Start of Information shown

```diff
@@ -1051,8 +1080,8 @@
     for (int t = 0; t + 1 < g; ++t) top *= se;
     const int64_t gtiles = ceil_div((int64_t)S, GT_TILE);
     HIP_TRY(hipMemsetAsync(w.gram_flags, 0, (size_t)S, st));
-    PROF(KC_MISC, n, st, hipLaunchKernelGGL((k_gram_mark), dim3((unsigned)ceil_div(ceil_div(n, KB_TILE), GM_TPW)), dim3(KB_THREADS), 0, st, dT, n, P, g,
-                                            (uint32_t)top, w.gram_flags));
+    PROF(KC_MISC, n, st, hipLaunchKernelGGL((k_gram_mark<false>), dim3((unsigned)ceil_div(ceil_div(n, KB_TILE), GM_TPW)), dim3(KB_THREADS), 0, st, dT, n, P, g,
+                                            (uint32_t)top, 0, w.gram_flags));
     PROF(KC_MISC, (int64_t)S, st, hipLaunchKernelGGL((k_gram_count), dim3((unsigned)gtiles), dim3(GT_THREADS), 0, st,
                                             (const uint8_t *)w.gram_flags, (int64_t)S, w.tcnt));
     PROF(KC_RR_SCAN, gtiles, st, hipLaunchKernelGGL((k_rr_scan), dim3(1), dim3(SPINE_THREADS), 0, st, w.tcnt, w.thead, gtiles, w.total));
@@ -1075,6 +1104,36 @@
     P.gram = g; P.gram_m = m; P.gram_tail = tail; P.gram_top = (uint32_t)top; P.gram_D = D; P.gram_table = w.gram_table;
     P.bits = 0; P.k = syms; P.mask = ~0ull;
     *key_bits = gram_bits;
+    if (tn.gram_levels < 2 || n < tn.gram2_min_n || tn.gram_tail_max == 0 || !level2_ok) return SA_AMD_OK;
+
+    int e = 0;
+    uint64_t S2 = D;
+    while (S2 * se <= cap) { S2 *= se; ++e; }
+    if (e < 1) return SA_AMD_OK;
+    {
+        const GramComposition ub = compose_gram_key(D, g + e, D, g, se, tn.gram_tail_max);
+        if (!(ub.m2 > 0 && (ub.syms > syms || (ub.syms == syms && ub.passes < gram_passes)))) return SA_AMD_OK;
+    }
+    const int64_t gtiles2 = ceil_div((int64_t)S2, GT_TILE);
+    HIP_TRY(hipMemsetAsync(w.gram_flags, 0, (size_t)S2, st));
+    PROF(KC_MISC, n, st, hipLaunchKernelGGL((k_gram_mark<true>), dim3((unsigned)ceil_div(ceil_div(n, KB_TILE), GM_TPW)), dim3(KB_THREADS), 0, st, dT, n, P, g,
+                                            (uint32_t)top, e, w.gram_flags));
+    PROF(KC_MISC, (int64_t)S2, st, hipLaunchKernelGGL((k_gram_count), dim3((unsigned)gtiles2), dim3(GT_THREADS), 0, st,
+                                            (const uint8_t *)w.gram_flags, (int64_t)S2, w.tcnt));
+    PROF(KC_RR_SCAN, gtiles2, st, hipLaunchKernelGGL((k_rr_scan), dim3(1), dim3(SPINE_THREADS), 0, st, w.tcnt, w.thead, gtiles2, w.total));
+    uint32_t D2 = 0;
+    { const int rcw = read_words(&D2, w.total, 4, st); if (rcw) return rcw; }
+    const GramComposition c2 = compose_gram_key(D2, g + e, D, g, se, tn.gram_tail_max);
+    const bool better2 = c2.m2 > 0 && (c2.syms > syms || (c2.syms == syms && c2.passes < gram_passes));
+    if (trace) fprintf(stderr, "suffix_array_amd: gram keys, level 2: %u of %llu (%d+%d)-grams occur -> %d symbols (%d level-2 + %d level-1 grams + %d plain) in %d bits (level 1: %d in %d) -> %s\n",
+                       D2, (unsigned long long)S2, g, e, c2.syms, c2.m2, c2.m1, c2.t, c2.bits, syms, gram_bits, better2 ? "level 2" : "level 1");
+    if (!better2) return SA_AMD_OK;
+    PROF(KC_MISC, (int64_t)S2, st, hipLaunchKernelGGL((k_gram_table), dim3((unsigned)gtiles2), dim3(GT_THREADS), 0, st,
+                                            (const uint8_t *)w.gram_flags, (int64_t)S2, (const uint32_t *)w.tcnt, w.gram_table2));
+    P.gram2_e = e; P.gram2_m = c2.m2; P.gram2_D = D2; P.gram2_table = w.gram_table2;
+    P.gram_m = c2.m1; P.gram_tail = c2.t;
+    P.k = c2.syms;
+    *key_bits = c2.bits;
     return SA_AMD_OK;
 }
 
@@ -1113,7 +1172,7 @@
     }
     KeyParams P, Ptext;
     int sigma = 0, key_bits = 0, g_bits = 0, top_shift = 0;
-    bool force_dense = false, text_ok = false, local_ok = false, probe_dense = false;
+    bool force_dense = false, text_ok = false, local_ok = false, probe_dense = false, probe_ran = false;
     SortResult sr;
     const uint32_t *sorted32 = nullptr;
     int bucket_top_bits = 0;
@@ -1287,8 +1346,9 @@
             if (use) top_shift = key_bits - 32;
         }
         local.top32_first = top_shift ? 1 : 0;
-        probe_dense = false;
+        probe_dense = false; probe_ran = false;
         if (text_ok && local_ok && !top_shift && !force_dense && !tn.no_repeat_probe && n >= ((int64_t)1 << 24)) {
+            probe_ran = true;
             const int64_t S = (int64_t)1 << 20;
             PROF(KC_MISC, S, st, hipLaunchKernelGGL((k_sample_repeat_keys), dim3((unsigned)ceil_div(S, GK_THREADS)), dim3(GK_THREADS), 0, st, dT, P, n, S,
                                                     w.keysA));
@@ -1307,8 +1367,9 @@
         }
 
         if (!top_shift && !tn.no_gram_keys && n >= tn.gram_min_n && n >= 2 && sigma >= 2 && tn.key_bits_max == 64) {
-            const int rcg = choose_gram_keys(dT, n, &P, &key_bits, w, st, tn, trace);
+            const int rcg = choose_gram_keys(dT, n, &P, &key_bits, w, st, tn, trace, !(probe_ran && !probe_dense));
             if (rcg) return rcg;
+            if (P.k > 64) return SA_AMD_EINTERNAL;
             local.bits_per_symbol = P.bits; local.symbols_per_key = P.k;
         }
 
@@ -1422,8 +1483,12 @@
             const bool counted = n > 1 && key_bits > 0;
             const int nb0 = key_bits < RADIX_BITS ? key_bits : RADIX_BITS;
             if (counted) HIP_TRY(hipMemsetAsync(fc.zero_ptr, 0, fc.zero_bytes, st));
-            if (P.gram > 0)
-                PROF(KC_BUILD_KEYS, n, st, hipLaunchKernelGGL((k_build_keys<false, true>), dim3((unsigned)ceil_div(ceil_div(n, KB_TILE), KB_TPW)), dim3(KB_THREADS), 0, st, dT, n, P,
+            if (P.gram2_m > 0)
+                PROF(KC_BUILD_KEYS, n, st, hipLaunchKernelGGL((k_build_keys<false, 2>), dim3((unsigned)ceil_div(ceil_div(n, KB_TILE), KB_TPW)), dim3(KB_THREADS), 0, st, dT, n, P,
+                                                              w.keysA, vals0, (uint32_t *)nullptr, 0, packed_out,
+                                                              counted ? fc.counts : (uint32_t *)nullptr, fc.chunk_elems, fc.G, (1u << nb0) - 1u));
+            else if (P.gram > 0)
+                PROF(KC_BUILD_KEYS, n, st, hipLaunchKernelGGL((k_build_keys<false, 1>), dim3((unsigned)ceil_div(ceil_div(n, KB_TILE), KB_TPW)), dim3(KB_THREADS), 0, st, dT, n, P,
                                                               w.keysA, vals0, (uint32_t *)nullptr, 0, packed_out,
                                                               counted ? fc.counts : (uint32_t *)nullptr, fc.chunk_elems, fc.G, (1u << nb0) - 1u));
             else
@@ -1441,8 +1506,11 @@
                     if (ss_done) { sr.keys = w.keysB; sr.vals = SA; sr.passes = 3; sr.skipped = 0; }
                     else {
                         HIP_TRY(hipMemsetAsync(fc.zero_ptr, 0, fc.zero_bytes, st));
-                        if (P.gram > 0)
-                            PROF(KC_BUILD_KEYS, n, st, hipLaunchKernelGGL((k_build_keys<false, true>), dim3((unsigned)ceil_div(ceil_div(n, KB_TILE), KB_TPW)), dim3(KB_THREADS), 0, st, dT, n, P,
+                        if (P.gram2_m > 0)
+                            PROF(KC_BUILD_KEYS, n, st, hipLaunchKernelGGL((k_build_keys<false, 2>), dim3((unsigned)ceil_div(ceil_div(n, KB_TILE), KB_TPW)), dim3(KB_THREADS), 0, st, dT, n, P,
+                                                                          w.keysA, vals0, (uint32_t *)nullptr, 0, packed_out, fc.counts, fc.chunk_elems, fc.G, (1u << nb0) - 1u));
+                        else if (P.gram > 0)
+                            PROF(KC_BUILD_KEYS, n, st, hipLaunchKernelGGL((k_build_keys<false, 1>), dim3((unsigned)ceil_div(ceil_div(n, KB_TILE), KB_TPW)), dim3(KB_THREADS), 0, st, dT, n, P,
                                                                           w.keysA, vals0, (uint32_t *)nullptr, 0, packed_out, fc.counts, fc.chunk_elems, fc.G, (1u << nb0) - 1u));
                         else
                             PROF(KC_BUILD_KEYS, n, st, hipLaunchKernelGGL((k_build_keys<false>), dim3((unsigned)ceil_div(ceil_div(n, KB_TILE), KB_TPW)), dim3(KB_THREADS), 0, st, dT, n, P,
diff --git a/suffix_array_amd/csrc/host/tuning.hpp b/suffix_array_amd/csrc/host/tuning.hpp
--- a/suffix_array_amd/csrc/host/tuning.hpp
+++ b/suffix_array_amd/csrc/host/tuning.hpp
@@ -32,6 +32,11 @@
 }
 
 inline int env_small_max() { return (int)env_int("SA_AMD_SMALL_MAX", 8192, 0, 8192); }
+
+constexpr int GRAM_LEVELS_DEFAULT = 2;
+constexpr int64_t GRAM2_MIN_N_DEFAULT = (int64_t)1 << 28;
+inline std::atomic<int> g_gram_levels{GRAM_LEVELS_DEFAULT};
+inline std::atomic<int64_t> g_gram2_min_n{GRAM2_MIN_N_DEFAULT};
 
 #ifdef SA_AMD_DIAG
 inline std::atomic<int> g_rerank_routes{0};
@@ -74,6 +79,8 @@
     int64_t gram_min_n = (int64_t)1 << 22;
     int gram_g = 0;
     int gram_tail_max = 8;
+    int gram_levels = GRAM_LEVELS_DEFAULT;
+    int64_t gram2_min_n = GRAM2_MIN_N_DEFAULT;
     int top32_partners_x100 = 50;
     int top32_collisions_x100 = 400;
     int64_t top32_probe_min_n = (int64_t)1 << 21;
@@ -146,6 +153,8 @@
         t.gram_min_n = env_int("SA_AMD_GRAM_MIN_N", (int64_t)1 << 22, 1, (int64_t)1 << 40);
         t.gram_g = (int)env_int("SA_AMD_GRAM_G", 0, 0, 8);
         t.gram_tail_max = (int)env_int("SA_AMD_GRAM_TAIL", 8, 0, 8);
+        t.gram_levels = g_gram_levels.load(std::memory_order_relaxed);
+        t.gram2_min_n = g_gram2_min_n.load(std::memory_order_relaxed);
         t.top32_partners_x100 = (int)env_int("SA_AMD_TOP32_PARTNERS_X100", 50, 0, 1000000);
         t.top32_collisions_x100 = (int)env_int("SA_AMD_TOP32_COLLISIONS_X100", 400, 0, 1000000);
         t.top32_probe_min_n = env_int("SA_AMD_TOP32_PROBE_MIN_N", (int64_t)1 << 21, 8192, (int64_t)1 << 40);
diff --git a/suffix_array_amd/csrc/kernels/keys.hpp b/suffix_array_amd/csrc/kernels/keys.hpp
--- a/suffix_array_amd/csrc/kernels/keys.hpp
+++ b/suffix_array_amd/csrc/kernels/keys.hpp
@@ -85,6 +85,9 @@
     uint32_t gram_top;
     uint64_t gram_D;
     const uint4 *gram_table;
+    int32_t gram2_e, gram2_m;
+    uint64_t gram2_D;
+    const uint4 *gram2_table;
 };
 
 __device__ __forceinline__ uint32_t gram_rank(const uint4 *__restrict__ table, uint32_t idx)
@@ -92,6 +95,13 @@
     const uint4 rec = table[idx >> 6];
     const uint64_t bits = ((uint64_t)rec.y << 32) | rec.x;
     return rec.z + (uint32_t)__popcll(bits & ((1ull << (idx & 63u)) - 1ull));
+}
+
+__device__ __forceinline__ uint32_t gram2_index(uint32_t rank1, const uint8_t *c, int o, int e, uint32_t sg)
+{
+    uint32_t idx = rank1;
+    for (int t = 0; t < e; ++t) idx = idx * sg + (uint32_t)c[o + t];
+    return idx;
 }
 
 __device__ __forceinline__ void kb_stage_codes(const uint8_t *__restrict__ T, int64_t n, int64_t base, const uint8_t *lcode, uint8_t *c, int tid);
@@ -102,7 +112,7 @@
 constexpr int GM_TPW = 64;
 __device__ __forceinline__ uint32_t gram_slot(uint32_t idx) { return (idx * 2654435761u) >> (32 - GM_LOG); }
 
-template <bool TOP32, bool GRAM = false>
+template <bool TOP32, int GRAM = 0>
 __global__ __launch_bounds__(KB_THREADS) void k_build_keys(const uint8_t *__restrict__ T, int64_t n,
                                                             KeyParams P, uint64_t *__restrict__ keys,
                                                             uint32_t *__restrict__ vals, uint32_t *__restrict__ keys32,
@@ -113,6 +123,7 @@
     __shared__ __attribute__((aligned(16))) uint8_t c[KB_TILE + KB_HALO];
     __shared__ uint32_t dhist[512];
     __shared__ uint32_t gc[GRAM ? KB_TILE + KB_HALO : 1];
+    __shared__ uint32_t gc2[GRAM == 2 ? KB_TILE + KB_HALO : 1];
     const int tid = threadIdx.x;
     lcode[tid] = P.code[tid];
     for (int d = tid; d < 512; d += KB_THREADS) dhist[d] = 0;
@@ -139,12 +150,29 @@
         __syncthreads();
         const uint64_t D = P.gram_D;
         const int tail = P.gram_tail;
+        if (GRAM == 2) {
+            const int e = P.gram2_e, m2 = P.gram2_m, g2 = g + e;
+            for (int o = tid; o + g2 <= KB_TILE + KB_HALO; o += KB_THREADS)
+                gc2[o] = gram_rank(P.gram2_table, gram2_index(gc[o], c, o + g, e, sg));
+            __syncthreads();
+            const uint64_t D2 = P.gram2_D;
+#pragma unroll
+            for (int r = 0; r < KB_ITEMS; ++r) {
+                uint64_t key = 0;
+                int o = p0 + r;
+                for (int j = 0; j < m2; ++j, o += g2) key = key * D2 + (uint64_t)gc2[o];
+                for (int j = 0; j < m; ++j, o += g) key = key * D + (uint64_t)gc[o];
+                for (int t = 0; t < tail; ++t) key = key * (uint64_t)sg + (uint64_t)c[o + t];
+                kk[r] = key;
+            }
+        } else {
 #pragma unroll
         for (int r = 0; r < KB_ITEMS; ++r) {
             uint64_t key = 0;
             for (int j = 0; j < m; ++j) key = key * D + (uint64_t)gc[p0 + r + g * j];
             for (int t = 0; t < tail; ++t) key = key * (uint64_t)sg + (uint64_t)c[p0 + r + g * m + t];
             kk[r] = key;
+        }
         }
     } else if (bits > 0) {
         const uint64_t mask = P.mask;
@@ -250,7 +278,8 @@
     }
 }
 
-__global__ __launch_bounds__(KB_THREADS) void k_gram_mark(const uint8_t *__restrict__ T, int64_t n, KeyParams P, int g, uint32_t top,
+template <bool LEVEL2>
+__global__ __launch_bounds__(KB_THREADS) void k_gram_mark(const uint8_t *__restrict__ T, int64_t n, KeyParams P, int g, uint32_t top, int e,
                                                            uint8_t *__restrict__ F)
 {
     __shared__ uint8_t lcode[256];
@@ -273,13 +302,24 @@
         for (int t = 0; t < g; ++t) idx = idx * sg + (uint32_t)c[p0 + t];
         uint32_t ix[KB_ITEMS];
         bool miss[KB_ITEMS];
+        if (LEVEL2) {
+#pragma unroll
+            for (int r = 0; r < KB_ITEMS; ++r) {
+                ix[r] = gram_rank(P.gram_table, idx);
+                idx = (idx - (uint32_t)c[p0 + r] * top) * sg + (uint32_t)c[p0 + r + g];
+            }
+#pragma unroll
+            for (int r = 0; r < KB_ITEMS; ++r) ix[r] = gram2_index(ix[r], c, p0 + r + g, e, sg);
+        }
 #pragma unroll
         for (int r = 0; r < KB_ITEMS; ++r) {
-            ix[r] = idx;
-            const uint32_t sl = gram_slot(idx);
-            miss[r] = base + p0 + r < n && s_tag[sl] != idx;
-            if (miss[r]) s_tag[sl] = idx;
-            idx = (idx - (uint32_t)c[p0 + r] * top) * sg + (uint32_t)c[p0 + r + g];
+            if (!LEVEL2) {
+                ix[r] = idx;
+                idx = (idx - (uint32_t)c[p0 + r] * top) * sg + (uint32_t)c[p0 + r + g];
+            }
+            const uint32_t sl = gram_slot(ix[r]);
+            miss[r] = base + p0 + r < n && s_tag[sl] != ix[r];
+            if (miss[r]) s_tag[sl] = ix[r];
         }
         uint8_t f[KB_ITEMS];
 #pragma unroll
@@ -345,12 +385,20 @@
     uint64_t tk = 0;
     if (P.gram > 0 && nsym == P.k) {
         const uint32_t sg = (uint32_t)P.sigma;
+        int64_t q = p;
+        for (int j = 0; j < P.gram2_m; ++j) {
+            uint32_t idx = 0;
+            for (int t = 0; t < P.gram; ++t) idx = idx * sg + (uint32_t)code_at(T, lcode, n, q++);
+            idx = gram_rank(P.gram_table, idx);
+            for (int t = 0; t < P.gram2_e; ++t) idx = idx * sg + (uint32_t)code_at(T, lcode, n, q++);
+            tk = tk * P.gram2_D + (uint64_t)gram_rank(P.gram2_table, idx);
+        }
         for (int j = 0; j < P.gram_m; ++j) {
             uint32_t idx = 0;
-            for (int t = 0; t < P.gram; ++t) idx = idx * sg + (uint32_t)code_at(T, lcode, n, p + (int64_t)P.gram * j + t);
+            for (int t = 0; t < P.gram; ++t) idx = idx * sg + (uint32_t)code_at(T, lcode, n, q++);
             tk = tk * P.gram_D + (uint64_t)gram_rank(P.gram_table, idx);
         }
-        for (int t = 0; t < P.gram_tail; ++t) tk = tk * P.sigma + code_at(T, lcode, n, p + (int64_t)P.gram * P.gram_m + t);
+        for (int t = 0; t < P.gram_tail; ++t) tk = tk * P.sigma + code_at(T, lcode, n, q++);
         return tk;
     }
     if (P.packed) {
diff --git a/suffix_array_amd/csrc/sa_api.hip b/suffix_array_amd/csrc/sa_api.hip
--- a/suffix_array_amd/csrc/sa_api.hip
+++ b/suffix_array_amd/csrc/sa_api.hip
@@ -112,6 +112,15 @@
     return sa::build_device(dT, dSA, n, dWork, work_bytes, (hipStream_t)stream, stats);
     SA_ABI_GUARD_END(0)
 }
+
+SA_EXPORT int32_t sa_amd_set_gram_levels(int32_t levels, int64_t min_n)
+{
+    if (min_n != 0) sa::g_gram2_min_n.store(min_n < 0 ? sa::GRAM2_MIN_N_DEFAULT : min_n, std::memory_order_relaxed);
+    if (levels == 0) return sa::g_gram_levels.load(std::memory_order_relaxed);
+    return sa::g_gram_levels.exchange(levels < 0 ? sa::GRAM_LEVELS_DEFAULT : (levels > 2 ? 2 : levels), std::memory_order_relaxed);
+}
+
+SA_EXPORT int64_t sa_amd_gram2_min_n(void) { return sa::g_gram2_min_n.load(std::memory_order_relaxed); }
 
 
 SA_EXPORT int32_t sa_amd_bucket_table_device(const uint8_t *dT, const uint32_t *dSA, int32_t n, uint32_t *dBkt, void *stream)
```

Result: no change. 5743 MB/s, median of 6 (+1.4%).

End of Information shown

Problem to solve
Return each line of the entries that holds the string "true".

Answer to this problem
+    PROF(KC_MISC, n, st, hipLaunchKernelGGL((k_gram_mark<true>), dim3((unsigned)ceil_div(ceil_div(n, KB_TILE), GM_TPW)), dim3(KB_THREADS), 0, st, dT, n, P, g,
+            probe_ran = true;
-                PROF(KC_BUILD_KEYS, n, st, hipLaunchKernelGGL((k_build_keys<false, true>), dim3((unsigned)ceil_div(ceil_div(n, KB_TILE), KB_TPW)), dim3(KB_THREADS), 0, st, dT, n, P,
-                            PROF(KC_BUILD_KEYS, n, st, hipLaunchKernelGGL((k_build_keys<false, true>), dim3((unsigned)ceil_div(ceil_div(n, KB_TILE), KB_TPW)), dim3(KB_THREADS), 0, st, dT, n, P,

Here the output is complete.